>>

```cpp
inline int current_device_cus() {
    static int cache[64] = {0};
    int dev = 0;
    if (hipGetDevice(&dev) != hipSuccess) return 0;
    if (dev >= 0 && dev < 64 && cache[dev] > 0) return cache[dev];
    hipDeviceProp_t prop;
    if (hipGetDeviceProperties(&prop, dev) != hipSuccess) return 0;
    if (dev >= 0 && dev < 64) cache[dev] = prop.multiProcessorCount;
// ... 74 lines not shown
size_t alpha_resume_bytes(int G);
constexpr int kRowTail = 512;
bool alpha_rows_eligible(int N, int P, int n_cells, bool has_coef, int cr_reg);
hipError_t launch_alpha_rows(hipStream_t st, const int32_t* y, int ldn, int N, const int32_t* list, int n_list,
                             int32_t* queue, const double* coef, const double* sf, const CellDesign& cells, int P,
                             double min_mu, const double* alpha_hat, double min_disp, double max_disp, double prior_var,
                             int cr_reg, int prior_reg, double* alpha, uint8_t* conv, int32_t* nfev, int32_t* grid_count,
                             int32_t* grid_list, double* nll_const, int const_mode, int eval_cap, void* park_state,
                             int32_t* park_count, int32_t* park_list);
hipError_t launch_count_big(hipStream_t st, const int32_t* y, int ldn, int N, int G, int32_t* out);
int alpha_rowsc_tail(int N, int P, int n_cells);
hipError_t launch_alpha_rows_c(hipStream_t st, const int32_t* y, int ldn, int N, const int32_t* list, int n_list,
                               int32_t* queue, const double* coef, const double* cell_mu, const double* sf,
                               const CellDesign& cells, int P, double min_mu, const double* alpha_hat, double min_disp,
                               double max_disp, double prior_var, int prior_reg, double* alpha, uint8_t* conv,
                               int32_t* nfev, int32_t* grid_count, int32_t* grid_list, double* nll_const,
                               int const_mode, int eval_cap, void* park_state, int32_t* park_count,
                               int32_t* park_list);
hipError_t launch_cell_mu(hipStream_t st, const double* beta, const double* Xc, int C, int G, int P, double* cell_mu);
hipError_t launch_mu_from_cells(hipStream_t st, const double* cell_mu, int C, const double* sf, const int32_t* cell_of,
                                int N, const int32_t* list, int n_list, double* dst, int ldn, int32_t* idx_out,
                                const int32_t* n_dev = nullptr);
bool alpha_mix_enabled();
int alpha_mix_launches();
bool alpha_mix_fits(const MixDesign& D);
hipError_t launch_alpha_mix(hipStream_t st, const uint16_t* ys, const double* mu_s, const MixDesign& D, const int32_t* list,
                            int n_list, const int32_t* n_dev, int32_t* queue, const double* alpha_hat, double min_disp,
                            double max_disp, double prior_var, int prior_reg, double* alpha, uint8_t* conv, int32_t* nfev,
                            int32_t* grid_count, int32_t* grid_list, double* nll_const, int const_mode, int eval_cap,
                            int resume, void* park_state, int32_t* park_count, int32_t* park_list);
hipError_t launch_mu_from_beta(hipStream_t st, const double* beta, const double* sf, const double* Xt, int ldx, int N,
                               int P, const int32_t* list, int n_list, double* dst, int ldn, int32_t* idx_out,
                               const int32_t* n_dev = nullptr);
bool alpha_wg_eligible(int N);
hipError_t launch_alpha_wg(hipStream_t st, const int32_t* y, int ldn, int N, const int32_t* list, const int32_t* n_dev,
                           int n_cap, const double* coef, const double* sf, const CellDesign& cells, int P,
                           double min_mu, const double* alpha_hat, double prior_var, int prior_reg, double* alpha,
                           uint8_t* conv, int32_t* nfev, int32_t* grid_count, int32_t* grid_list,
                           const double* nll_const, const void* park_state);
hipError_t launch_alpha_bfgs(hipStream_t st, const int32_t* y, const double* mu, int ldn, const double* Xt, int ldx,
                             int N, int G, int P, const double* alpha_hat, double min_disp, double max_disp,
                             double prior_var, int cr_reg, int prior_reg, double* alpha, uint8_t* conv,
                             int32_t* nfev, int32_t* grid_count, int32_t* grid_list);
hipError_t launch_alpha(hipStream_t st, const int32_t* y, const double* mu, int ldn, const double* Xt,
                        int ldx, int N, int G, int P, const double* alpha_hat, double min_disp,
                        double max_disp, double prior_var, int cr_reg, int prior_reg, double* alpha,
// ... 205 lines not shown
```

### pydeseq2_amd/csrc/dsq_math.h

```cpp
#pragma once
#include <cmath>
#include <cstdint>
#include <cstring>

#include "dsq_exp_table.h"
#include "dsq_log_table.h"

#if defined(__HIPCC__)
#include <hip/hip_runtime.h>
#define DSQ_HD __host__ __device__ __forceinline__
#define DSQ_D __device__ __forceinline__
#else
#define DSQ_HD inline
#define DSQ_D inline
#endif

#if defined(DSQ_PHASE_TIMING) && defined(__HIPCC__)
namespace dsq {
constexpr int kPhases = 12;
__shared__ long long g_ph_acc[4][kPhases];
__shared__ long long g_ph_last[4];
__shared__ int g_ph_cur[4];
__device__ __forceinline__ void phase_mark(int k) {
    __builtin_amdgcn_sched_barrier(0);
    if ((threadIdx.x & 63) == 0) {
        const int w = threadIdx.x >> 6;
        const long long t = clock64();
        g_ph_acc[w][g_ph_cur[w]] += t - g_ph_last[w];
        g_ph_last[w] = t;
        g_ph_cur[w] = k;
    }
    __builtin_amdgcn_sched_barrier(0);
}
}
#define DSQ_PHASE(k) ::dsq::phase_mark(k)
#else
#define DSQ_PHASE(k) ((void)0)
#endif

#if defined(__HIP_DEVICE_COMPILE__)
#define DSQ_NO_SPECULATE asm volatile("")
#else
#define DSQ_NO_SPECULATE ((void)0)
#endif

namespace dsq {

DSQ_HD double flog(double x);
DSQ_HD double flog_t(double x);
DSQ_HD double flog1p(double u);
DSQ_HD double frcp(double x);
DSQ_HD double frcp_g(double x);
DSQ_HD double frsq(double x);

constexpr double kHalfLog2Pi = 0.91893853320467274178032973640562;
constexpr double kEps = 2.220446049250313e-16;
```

<<
>>

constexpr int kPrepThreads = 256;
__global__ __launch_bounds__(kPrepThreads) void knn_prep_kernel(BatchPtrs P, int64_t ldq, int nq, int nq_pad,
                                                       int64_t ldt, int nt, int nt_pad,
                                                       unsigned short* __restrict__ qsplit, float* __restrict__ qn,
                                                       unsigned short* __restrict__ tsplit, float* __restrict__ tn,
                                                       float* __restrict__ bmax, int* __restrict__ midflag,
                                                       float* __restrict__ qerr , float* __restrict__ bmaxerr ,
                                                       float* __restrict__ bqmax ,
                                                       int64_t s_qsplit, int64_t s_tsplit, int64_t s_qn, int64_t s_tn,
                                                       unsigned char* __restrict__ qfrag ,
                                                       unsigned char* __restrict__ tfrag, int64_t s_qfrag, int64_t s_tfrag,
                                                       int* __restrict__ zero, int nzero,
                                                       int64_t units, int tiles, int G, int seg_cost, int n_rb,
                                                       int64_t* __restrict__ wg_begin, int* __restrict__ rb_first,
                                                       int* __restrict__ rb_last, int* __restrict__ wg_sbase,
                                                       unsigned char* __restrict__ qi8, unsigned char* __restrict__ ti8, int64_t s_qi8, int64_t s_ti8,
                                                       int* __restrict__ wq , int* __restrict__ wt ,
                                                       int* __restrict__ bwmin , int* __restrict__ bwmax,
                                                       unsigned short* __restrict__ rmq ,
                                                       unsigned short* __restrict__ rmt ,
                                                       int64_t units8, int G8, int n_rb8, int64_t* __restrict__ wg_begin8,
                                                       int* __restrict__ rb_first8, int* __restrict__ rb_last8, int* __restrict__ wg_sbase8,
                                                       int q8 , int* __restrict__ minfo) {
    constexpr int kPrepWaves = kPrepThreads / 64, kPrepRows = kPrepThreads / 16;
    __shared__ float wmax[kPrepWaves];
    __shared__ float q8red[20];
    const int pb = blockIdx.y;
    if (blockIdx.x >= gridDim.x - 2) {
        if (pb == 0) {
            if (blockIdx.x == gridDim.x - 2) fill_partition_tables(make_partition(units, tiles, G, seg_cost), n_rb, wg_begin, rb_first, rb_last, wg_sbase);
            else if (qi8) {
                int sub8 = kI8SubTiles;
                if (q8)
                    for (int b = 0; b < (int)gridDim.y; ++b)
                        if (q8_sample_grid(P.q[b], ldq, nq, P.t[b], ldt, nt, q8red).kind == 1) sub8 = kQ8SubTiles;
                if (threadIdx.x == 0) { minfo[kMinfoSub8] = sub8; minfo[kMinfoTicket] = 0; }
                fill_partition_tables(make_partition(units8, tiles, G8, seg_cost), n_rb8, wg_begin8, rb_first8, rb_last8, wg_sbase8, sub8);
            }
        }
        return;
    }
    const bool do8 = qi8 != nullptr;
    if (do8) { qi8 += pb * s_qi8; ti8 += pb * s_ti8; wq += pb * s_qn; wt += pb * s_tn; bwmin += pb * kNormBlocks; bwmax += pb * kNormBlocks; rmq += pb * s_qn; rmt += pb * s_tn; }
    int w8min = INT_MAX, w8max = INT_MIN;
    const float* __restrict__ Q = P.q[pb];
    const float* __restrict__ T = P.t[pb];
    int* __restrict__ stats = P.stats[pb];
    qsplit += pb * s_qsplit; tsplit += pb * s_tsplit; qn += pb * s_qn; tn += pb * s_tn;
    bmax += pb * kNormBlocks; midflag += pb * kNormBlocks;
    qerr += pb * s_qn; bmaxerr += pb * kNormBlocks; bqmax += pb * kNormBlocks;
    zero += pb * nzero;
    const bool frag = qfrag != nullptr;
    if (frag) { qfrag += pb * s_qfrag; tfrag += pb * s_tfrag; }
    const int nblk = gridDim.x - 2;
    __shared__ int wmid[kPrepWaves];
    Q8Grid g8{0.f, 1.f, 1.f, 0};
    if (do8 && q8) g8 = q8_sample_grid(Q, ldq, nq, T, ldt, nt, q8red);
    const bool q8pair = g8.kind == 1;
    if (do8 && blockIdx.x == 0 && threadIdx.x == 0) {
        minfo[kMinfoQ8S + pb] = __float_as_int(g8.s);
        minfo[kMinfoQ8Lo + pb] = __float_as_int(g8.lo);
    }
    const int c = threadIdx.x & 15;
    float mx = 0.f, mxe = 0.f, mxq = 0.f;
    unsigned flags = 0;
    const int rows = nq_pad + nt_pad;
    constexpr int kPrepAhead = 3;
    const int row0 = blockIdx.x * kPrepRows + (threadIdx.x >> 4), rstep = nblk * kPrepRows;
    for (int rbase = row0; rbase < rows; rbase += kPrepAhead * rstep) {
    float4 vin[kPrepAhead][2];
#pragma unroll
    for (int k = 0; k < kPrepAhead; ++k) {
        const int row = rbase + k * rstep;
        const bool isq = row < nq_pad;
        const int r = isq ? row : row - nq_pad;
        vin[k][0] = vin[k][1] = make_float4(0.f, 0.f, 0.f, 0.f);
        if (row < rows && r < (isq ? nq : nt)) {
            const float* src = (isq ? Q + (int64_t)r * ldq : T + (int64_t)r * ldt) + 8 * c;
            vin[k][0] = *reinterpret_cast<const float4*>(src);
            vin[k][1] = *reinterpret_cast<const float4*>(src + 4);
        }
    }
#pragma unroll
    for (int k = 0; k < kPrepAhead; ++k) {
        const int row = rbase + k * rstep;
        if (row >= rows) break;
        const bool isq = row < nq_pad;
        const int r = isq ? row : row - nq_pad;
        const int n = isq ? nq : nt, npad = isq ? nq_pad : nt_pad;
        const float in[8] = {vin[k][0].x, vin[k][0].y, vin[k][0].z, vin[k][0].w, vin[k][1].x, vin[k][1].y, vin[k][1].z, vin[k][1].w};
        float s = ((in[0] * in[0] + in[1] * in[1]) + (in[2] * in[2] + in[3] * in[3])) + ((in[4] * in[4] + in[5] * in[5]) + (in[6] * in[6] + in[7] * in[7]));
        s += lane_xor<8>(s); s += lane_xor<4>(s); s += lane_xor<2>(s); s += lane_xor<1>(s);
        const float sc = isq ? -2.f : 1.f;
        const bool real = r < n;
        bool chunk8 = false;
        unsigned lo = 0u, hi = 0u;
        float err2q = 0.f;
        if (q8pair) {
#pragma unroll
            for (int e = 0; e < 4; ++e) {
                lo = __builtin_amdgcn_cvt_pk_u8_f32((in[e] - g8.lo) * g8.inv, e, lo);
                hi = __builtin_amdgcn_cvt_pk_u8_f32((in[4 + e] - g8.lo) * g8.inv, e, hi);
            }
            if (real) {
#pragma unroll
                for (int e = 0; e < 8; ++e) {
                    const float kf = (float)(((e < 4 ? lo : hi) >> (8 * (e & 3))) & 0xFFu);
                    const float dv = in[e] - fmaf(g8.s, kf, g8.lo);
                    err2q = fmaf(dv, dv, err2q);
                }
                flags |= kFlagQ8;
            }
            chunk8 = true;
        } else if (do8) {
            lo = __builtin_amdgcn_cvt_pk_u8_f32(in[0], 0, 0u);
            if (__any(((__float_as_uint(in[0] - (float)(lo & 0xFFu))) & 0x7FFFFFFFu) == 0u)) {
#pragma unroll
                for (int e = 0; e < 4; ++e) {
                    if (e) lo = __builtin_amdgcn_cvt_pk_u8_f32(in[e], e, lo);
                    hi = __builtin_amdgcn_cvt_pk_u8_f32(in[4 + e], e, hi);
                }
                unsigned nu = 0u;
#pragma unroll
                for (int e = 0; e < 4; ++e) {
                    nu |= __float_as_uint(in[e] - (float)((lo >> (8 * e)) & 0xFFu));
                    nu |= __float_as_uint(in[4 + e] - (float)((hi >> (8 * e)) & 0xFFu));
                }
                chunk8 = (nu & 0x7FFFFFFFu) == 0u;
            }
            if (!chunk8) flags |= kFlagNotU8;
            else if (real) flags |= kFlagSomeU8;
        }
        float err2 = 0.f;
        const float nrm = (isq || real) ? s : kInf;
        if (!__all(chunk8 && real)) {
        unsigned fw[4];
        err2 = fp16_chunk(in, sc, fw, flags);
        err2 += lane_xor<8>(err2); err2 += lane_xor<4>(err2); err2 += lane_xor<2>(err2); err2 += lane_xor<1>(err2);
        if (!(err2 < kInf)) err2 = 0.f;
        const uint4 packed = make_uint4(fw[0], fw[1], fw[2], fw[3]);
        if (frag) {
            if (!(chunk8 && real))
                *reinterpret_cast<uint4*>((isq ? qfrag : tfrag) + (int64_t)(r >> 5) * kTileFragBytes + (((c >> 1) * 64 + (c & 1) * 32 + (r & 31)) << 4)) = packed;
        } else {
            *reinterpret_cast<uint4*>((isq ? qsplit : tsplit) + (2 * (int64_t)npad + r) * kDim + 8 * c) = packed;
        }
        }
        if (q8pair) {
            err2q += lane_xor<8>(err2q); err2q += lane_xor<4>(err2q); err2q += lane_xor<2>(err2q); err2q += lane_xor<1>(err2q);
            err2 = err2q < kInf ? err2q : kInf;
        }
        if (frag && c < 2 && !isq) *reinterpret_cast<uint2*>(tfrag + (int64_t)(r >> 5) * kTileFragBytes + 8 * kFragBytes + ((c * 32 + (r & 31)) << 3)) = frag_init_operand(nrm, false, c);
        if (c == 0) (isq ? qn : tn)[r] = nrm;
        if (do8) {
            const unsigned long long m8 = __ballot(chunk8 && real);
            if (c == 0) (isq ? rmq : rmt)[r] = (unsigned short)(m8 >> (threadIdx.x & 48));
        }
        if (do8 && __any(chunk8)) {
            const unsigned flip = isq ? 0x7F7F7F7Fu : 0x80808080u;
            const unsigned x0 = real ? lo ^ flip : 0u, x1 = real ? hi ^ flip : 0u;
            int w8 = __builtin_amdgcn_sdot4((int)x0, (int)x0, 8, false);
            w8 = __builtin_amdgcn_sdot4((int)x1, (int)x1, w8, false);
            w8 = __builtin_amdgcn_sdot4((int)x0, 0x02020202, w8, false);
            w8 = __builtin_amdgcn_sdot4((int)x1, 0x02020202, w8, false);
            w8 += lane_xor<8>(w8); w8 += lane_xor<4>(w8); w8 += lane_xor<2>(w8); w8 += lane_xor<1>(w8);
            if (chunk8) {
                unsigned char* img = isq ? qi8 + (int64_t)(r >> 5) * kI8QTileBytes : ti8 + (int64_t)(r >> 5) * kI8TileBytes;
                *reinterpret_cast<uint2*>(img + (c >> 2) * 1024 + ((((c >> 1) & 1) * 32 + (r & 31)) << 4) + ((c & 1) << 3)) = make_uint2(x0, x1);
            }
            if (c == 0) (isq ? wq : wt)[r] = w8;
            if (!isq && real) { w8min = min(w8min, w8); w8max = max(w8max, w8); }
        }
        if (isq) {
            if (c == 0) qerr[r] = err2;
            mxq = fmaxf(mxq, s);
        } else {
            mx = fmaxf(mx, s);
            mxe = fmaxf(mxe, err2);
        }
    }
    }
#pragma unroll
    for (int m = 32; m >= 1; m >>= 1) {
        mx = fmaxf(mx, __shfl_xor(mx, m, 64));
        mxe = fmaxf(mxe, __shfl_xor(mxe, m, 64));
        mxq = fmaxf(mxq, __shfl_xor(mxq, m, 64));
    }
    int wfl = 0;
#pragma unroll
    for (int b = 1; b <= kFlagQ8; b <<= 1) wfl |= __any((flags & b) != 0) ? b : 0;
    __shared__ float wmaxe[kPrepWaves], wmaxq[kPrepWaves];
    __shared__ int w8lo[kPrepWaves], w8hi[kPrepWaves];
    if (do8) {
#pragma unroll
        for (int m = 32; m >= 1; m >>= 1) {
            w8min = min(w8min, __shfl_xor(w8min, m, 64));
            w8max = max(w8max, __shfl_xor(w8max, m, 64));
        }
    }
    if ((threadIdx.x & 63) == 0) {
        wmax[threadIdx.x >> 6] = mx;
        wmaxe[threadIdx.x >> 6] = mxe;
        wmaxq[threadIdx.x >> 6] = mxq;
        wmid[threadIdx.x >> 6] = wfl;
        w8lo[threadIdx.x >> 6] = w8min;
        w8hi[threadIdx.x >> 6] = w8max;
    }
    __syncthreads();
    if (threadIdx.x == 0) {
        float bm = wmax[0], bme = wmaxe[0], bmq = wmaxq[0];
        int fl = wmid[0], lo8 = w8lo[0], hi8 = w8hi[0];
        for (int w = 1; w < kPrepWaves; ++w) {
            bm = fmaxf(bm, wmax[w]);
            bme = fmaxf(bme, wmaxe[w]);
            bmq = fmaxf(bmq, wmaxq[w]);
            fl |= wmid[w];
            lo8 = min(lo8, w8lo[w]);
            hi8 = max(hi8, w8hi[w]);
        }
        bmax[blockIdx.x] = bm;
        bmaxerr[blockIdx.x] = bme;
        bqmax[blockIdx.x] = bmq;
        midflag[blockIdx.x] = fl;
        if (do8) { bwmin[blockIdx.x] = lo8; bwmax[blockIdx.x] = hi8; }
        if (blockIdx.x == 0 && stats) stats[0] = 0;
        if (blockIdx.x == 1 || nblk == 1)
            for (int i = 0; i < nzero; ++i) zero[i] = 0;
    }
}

<<

> [Exercise]
Write down only how many lines in the listing contain the word "beta".

> [Answer to the problem]
2